*SUPPLIED MATERIAL*.
------------------------------

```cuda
__device__ __forceinline__ float4 ld_no_l1(const float4* p) {
  float4 r;
  asm volatile("ld.global.L1::no_allocate.v4.f32 {%0,%1,%2,%3}, [%4];"
               : "=f"(r.x), "=f"(r.y), "=f"(r.z), "=f"(r.w)
               : "l"(p));
  return r;
}
__device__ __forceinline__ void st_evict_first(float4* p, const float4& v) {
  asm volatile("st.global.cs.v4.f32 [%0], {%1,%2,%3,%4};" ::"l"(p), "f"(v.x), "f"(v.y), "f"(v.z), "f"(v.w)
               : "memory");
}

__global__ void __launch_bounds__(UNTOUCHED_THREADS, 1)
adam_untouched_kernel(float* __restrict__ p, float* __restrict__ m, float* __restrict__ v, int64_t n4,
                      const uint8_t* __restrict__ flags, double lr, double beta1, double beta2, float eps,
                      const int64_t* __restrict__ step_dev) {
  b2_pdl_wait();
  __shared__ B2AdamConst sc;
  __shared__ float s_step, s_ibc2;
  if (threadIdx.x == 0) {
    sc = adam_const(beta1, beta2, eps);
    adam_step_scalars(*step_dev + 1, lr, beta1, beta2, s_step, s_ibc2);
  }
  __syncthreads();
  const B2AdamConst c = sc;
  const float step_size = s_step, ibc2 = s_ibc2;
  float4* p4 = reinterpret_cast<float4*>(p);
  float4* m4 = reinterpret_cast<float4*>(m);
  float4* v4 = reinterpret_cast<float4*>(v);
  const int64_t stride = (int64_t) gridDim.x * blockDim.x;
  for (int64_t i = (int64_t) blockIdx.x * blockDim.x + threadIdx.x; i < n4; i += UNTOUCHED_UNROLL * stride) {
    bool on[UNTOUCHED_UNROLL];
#pragma unroll
    for (int u = 0; u < UNTOUCHED_UNROLL; ++u) {
      const int64_t j = i + u * stride;
      on[u] = j < n4 && flags[j >> 2] == 0;
    }
    float4 pp[UNTOUCHED_UNROLL], mm[UNTOUCHED_UNROLL], vv[UNTOUCHED_UNROLL];
#pragma unroll
    for (int u = 0; u < UNTOUCHED_UNROLL; ++u) {
      if (!on[u]) continue;
      const int64_t j = i + u * stride;
      pp[u] = ld_no_l1(p4 + j); mm[u] = ld_no_l1(m4 + j); vv[u] = ld_no_l1(v4 + j);
    }
#pragma unroll
    for (int u = 0; u < UNTOUCHED_UNROLL; ++u) {
      if (!on[u]) continue;
      const int64_t j = i + u * stride;
      b2_adam_apply(pp[u].x, 0.f, mm[u].x, vv[u].x, c, step_size, ibc2);
      b2_adam_apply(pp[u].y, 0.f, mm[u].y, vv[u].y, c, step_size, ibc2);
      b2_adam_apply(pp[u].z, 0.f, mm[u].z, vv[u].z, c, step_size, ibc2);
      b2_adam_apply(pp[u].w, 0.f, mm[u].w, vv[u].w, c, step_size, ibc2);
      st_evict_first(p4 + j, pp[u]); st_evict_first(m4 + j, mm[u]); st_evict_first(v4 + j, vv[u]);
    }
  }
}

extern "C" B2_API int b2_adam_untouched(float* p, float* m, float* v, int64_t n, const uint8_t* flags, double lr,
                                        double beta1, double beta2, float eps, const int64_t* step_dev, int max_ctas,
                                        void* stream) {
  B2_REQUIRE(p && m && v && flags && step_dev, "NULL pointer");
  B2_REQUIRE((((uintptr_t) p | (uintptr_t) m | (uintptr_t) v) % 16) == 0, "arenas must be 16-byte aligned");
  B2_REQUIRE(n >= 0 && n % 4 == 0, "n=%lld must be a multiple of 4", (long long) n);
  B2_REQUIRE(max_ctas >= 1, "max_ctas=%d must be >= 1", max_ctas);
  if (n == 0) return B2_OK;
  const int64_t n4 = n >> 2;
  int64_t blocks = b2_ceil_div(n4, UNTOUCHED_THREADS * UNTOUCHED_UNROLL);
  if (blocks > max_ctas) blocks = max_ctas;
  B2_LAUNCH(adam_untouched_kernel, (int) blocks, UNTOUCHED_THREADS, 0, (cudaStream_t) stream, p, m, v, n4, flags, lr,
            beta1, beta2, eps, step_dev);
  B2_CUDA_LAUNCH_CHECK("b2_adam_untouched");
  return B2_OK;
}

extern "C" B2_API int b2_adam_touched(float* p, float* g, float* m, float* v, int64_t n, const float* sumsq,
                                      float max_norm, double lr, double beta1, double beta2, float eps,
                                      const int64_t* step_dev, uint8_t* flags, void* stream) {
  B2_REQUIRE(p && g && m && v && step_dev && flags, "NULL pointer");
  B2_REQUIRE((((uintptr_t) p | (uintptr_t) g | (uintptr_t) m | (uintptr_t) v) % 16) == 0,
             "arenas must be 16-byte aligned");
  B2_REQUIRE(n >= 0 && n % 4 == 0, "n=%lld must be a multiple of 4", (long long) n);
  if (n == 0) return B2_OK;
  int64_t blocks = b2_ceil_div(n >> 2, 256 * 2);
  if (blocks > (int64_t) B2_NUM_SMS * 8) blocks = (int64_t) B2_NUM_SMS * 8;
  const B2AdamSched* no_sched = nullptr;
  B2_LAUNCH(adam_kernel, (int) blocks, 256, 0, (cudaStream_t) stream, p, g, m, v, n, sumsq, max_norm, lr, beta1, beta2,
            eps, step_dev, 1, no_sched, flags, n >> 2, 1);
  B2_CUDA_LAUNCH_CHECK("b2_adam_touched");
  return B2_OK;
}

extern "C" B2_API int b2_adam_sched(const int64_t* step_dev, double lr, double beta1, double beta2, float* sched,
                                    int64_t sched_len, void* stream) {
  B2_REQUIRE(step_dev && sched && sched_len >= 2, "NULL pointer / empty schedule table");
  adam_sched_kernel<<<1, 1, 0, (cudaStream_t) stream>>>(step_dev, lr, beta1, beta2,
                                                        reinterpret_cast<B2AdamSched*>(sched), sched_len);
  B2_CUDA_LAUNCH_CHECK("b2_adam_sched");
  return B2_OK;
}

extern "C" B2_API int b2_adam_step_sched(float* p, float* g, float* m, float* v, int64_t n, const float* sumsq,
                                         float max_norm, double beta1, double beta2, float eps,
                                         const int64_t* step_dev, const float* sched, int zero_grad,
                                         void* stream) {
  B2_REQUIRE(p && g && m && v && step_dev && sched, "NULL pointer");
  B2_REQUIRE((((uintptr_t) p | (uintptr_t) g | (uintptr_t) m | (uintptr_t) v) % 16) == 0,
             "arenas must be 16-byte aligned");
  if (n <= 0) return B2_OK;
  int64_t blocks = b2_ceil_div(n >> 2, 256 * 2);
  if (blocks > (int64_t) B2_NUM_SMS * 8) blocks = (int64_t) B2_NUM_SMS * 8;
  if (blocks < 1) blocks = 1;
  const B2AdamSched* sched_tab = reinterpret_cast<const B2AdamSched*>(sched);
  B2_LAUNCH(adam_kernel, (int) blocks, 256, 0, (cudaStream_t) stream, p, g, m, v, n, sumsq, max_norm, 0.0, beta1, beta2,
            eps, step_dev, zero_grad, sched_tab, (uint8_t*) nullptr, (int64_t) 0, 0);
  B2_CUDA_LAUNCH_CHECK("b2_adam_step_sched");
  return B2_OK;
}
```

Measured before the change: 8.507 million.

## Compact touched-row flags into shared-memory lists for sparse sumsq and Adam

Sumsq and the touched-only Adam kernel no longer scan every flagged float4 and test its flag byte. Each block now handles 1024-flag spans: it loads flags 16 bytes at a time, builds a compact list of set flags in shared memory with a warp prefix scan, and visits only the listed gradient/param float4s. Touched Adam also clears the flags while compacting and uses streaming loads and stores. This adds block barriers and scan work per span, and the cost of the compaction is only repaid when the flags are sparse.

```diff
diff --git a/fuxictr_b200/csrc/dense.cu b/fuxictr_b200/csrc/dense.cu
--- a/fuxictr_b200/csrc/dense.cu
+++ b/fuxictr_b200/csrc/dense.cu
@@ -242,6 +242,59 @@
 
 constexpr int SUMSQ_UNROLL = 4;
 
+constexpr int SPAN = 1024;
+constexpr int SPAN_LOADERS = SPAN / 16;
+
+__device__ __forceinline__ uint32_t nonzero_bytes(uint32_t w) {
+  const uint32_t m = __vcmpne4(w, 0u) & 0x01010101u;
+  return (m | (m >> 7) | (m >> 14) | (m >> 21)) & 0xfu;
+}
+
+template <bool kClear>
+__device__ __forceinline__ int compact_span(uint8_t* flags, int64_t s0, int64_t ngran, uint16_t* list, int* wsum) {
+  const int lane = threadIdx.x & 31, warp = threadIdx.x >> 5;
+  uint32_t bits = 0;
+  __syncthreads();
+  if (threadIdx.x < SPAN_LOADERS) {
+    const int64_t k0 = s0 + 16 * threadIdx.x;
+    if (k0 + 16 <= ngran && ((uintptr_t) flags & 15) == 0) {
+      uint4* f = reinterpret_cast<uint4*>(flags + k0);
+      const uint4 w = kClear ? *f : __ldg(f);
+      bits = nonzero_bytes(w.x) | nonzero_bytes(w.y) << 4 | nonzero_bytes(w.z) << 8 | nonzero_bytes(w.w) << 12;
+      if (kClear && bits != 0) *f = make_uint4(0u, 0u, 0u, 0u);
+    } else {
+      for (int j = 0; j < 16 && k0 + j < ngran; ++j) {
+        if (flags[k0 + j] != 0) {
+          bits |= 1u << j;
+          if (kClear) flags[k0 + j] = 0;
+        }
+      }
+    }
+  }
+  const int cnt = __popc(bits);
+  int incl = cnt;
+#pragma unroll
+  for (int d = 1; d < 32; d <<= 1) {
+    const int y = __shfl_up_sync(0xffffffffu, incl, d);
+    if (lane >= d) incl += y;
+  }
+  if (lane == 31) wsum[warp] = incl;
+  __syncthreads();
+  int pos = incl - cnt, total = 0;
+  for (int w = 0; w < (int) (blockDim.x >> 5); ++w) {
+    const int s = wsum[w];
+    if (w < warp) pos += s;
+    total += s;
+  }
+  while (bits != 0) {
+    list[pos++] = (uint16_t) (16 * threadIdx.x + __ffs(bits) - 1);
+    bits &= bits - 1;
+  }
+  __syncthreads();
+  return total;
+}
+
+template <bool kSpans>
 __global__ void __launch_bounds__(256)
 sumsq_kernel(const float* __restrict__ g, int64_t n, float* __restrict__ out,
              const uint8_t* __restrict__ flags, int64_t nf4) {
@@ -251,14 +304,35 @@
   float acc = 0.f;
   const int64_t n4 = n >> 2;
   const float4* g4 = reinterpret_cast<const float4*>(g);
+  if constexpr (kSpans) {
+    constexpr int U = 8;
+    __shared__ uint16_t list[SPAN];
+    __shared__ int wsum[8];
+    const int64_t ngran = (nf4 + 3) >> 2, nspans = (ngran + SPAN - 1) / SPAN;
+    for (int64_t s = blockIdx.x; s < nspans; s += gridDim.x) {
+      const int64_t f0 = s * SPAN * 4;
+      const int tasks = 4 * compact_span<false>(const_cast<uint8_t*>(flags), s * SPAN, ngran, list, wsum);
+      for (int q0 = threadIdx.x; q0 < tasks; q0 += U * blockDim.x) {
+        float4 x[U];
+#pragma unroll
+        for (int u = 0; u < U; ++u) {
+          const int q = q0 + u * blockDim.x;
+          const int64_t f = q < tasks ? f0 + 4 * list[q >> 2] + (q & 3) : nf4;
+          x[u] = f < nf4 ? b2_ldg_stream(g4 + f) : make_float4(0.f, 0.f, 0.f, 0.f);
+        }
+#pragma unroll
+        for (int u = 0; u < U; ++u) acc += (x[u].x * x[u].x + x[u].y * x[u].y) + (x[u].z * x[u].z + x[u].w * x[u].w);
+      }
+    }
+  }
   const int64_t stride = (int64_t) gridDim.x * blockDim.x;
-  for (int64_t i = (int64_t) blockIdx.x * blockDim.x + threadIdx.x; i < n4; i += SUMSQ_UNROLL * stride) {
+  for (int64_t i = nf4 + (int64_t) blockIdx.x * blockDim.x + threadIdx.x; i < n4; i += SUMSQ_UNROLL * stride) {
     float4 v[SUMSQ_UNROLL];
 #pragma unroll
     for (int u = 0; u < SUMSQ_UNROLL; ++u) {
       const int64_t j = i + u * stride;
       v[u] = make_float4(0.f, 0.f, 0.f, 0.f);
-      if (j < n4 && (j >= nf4 || flags[j >> 2] != 0)) v[u] = b2_ldg_stream(g4 + j);
+      if (j < n4) v[u] = b2_ldg_stream(g4 + j);
     }
 #pragma unroll
     for (int u = 0; u < SUMSQ_UNROLL; ++u)
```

------------------------------

*WHAT IS EXPECTED*. What is needed is every line of the records above that contains the word "template".

*WRITTEN ANSWER*.
+template <bool kClear>
+template <bool kSpans>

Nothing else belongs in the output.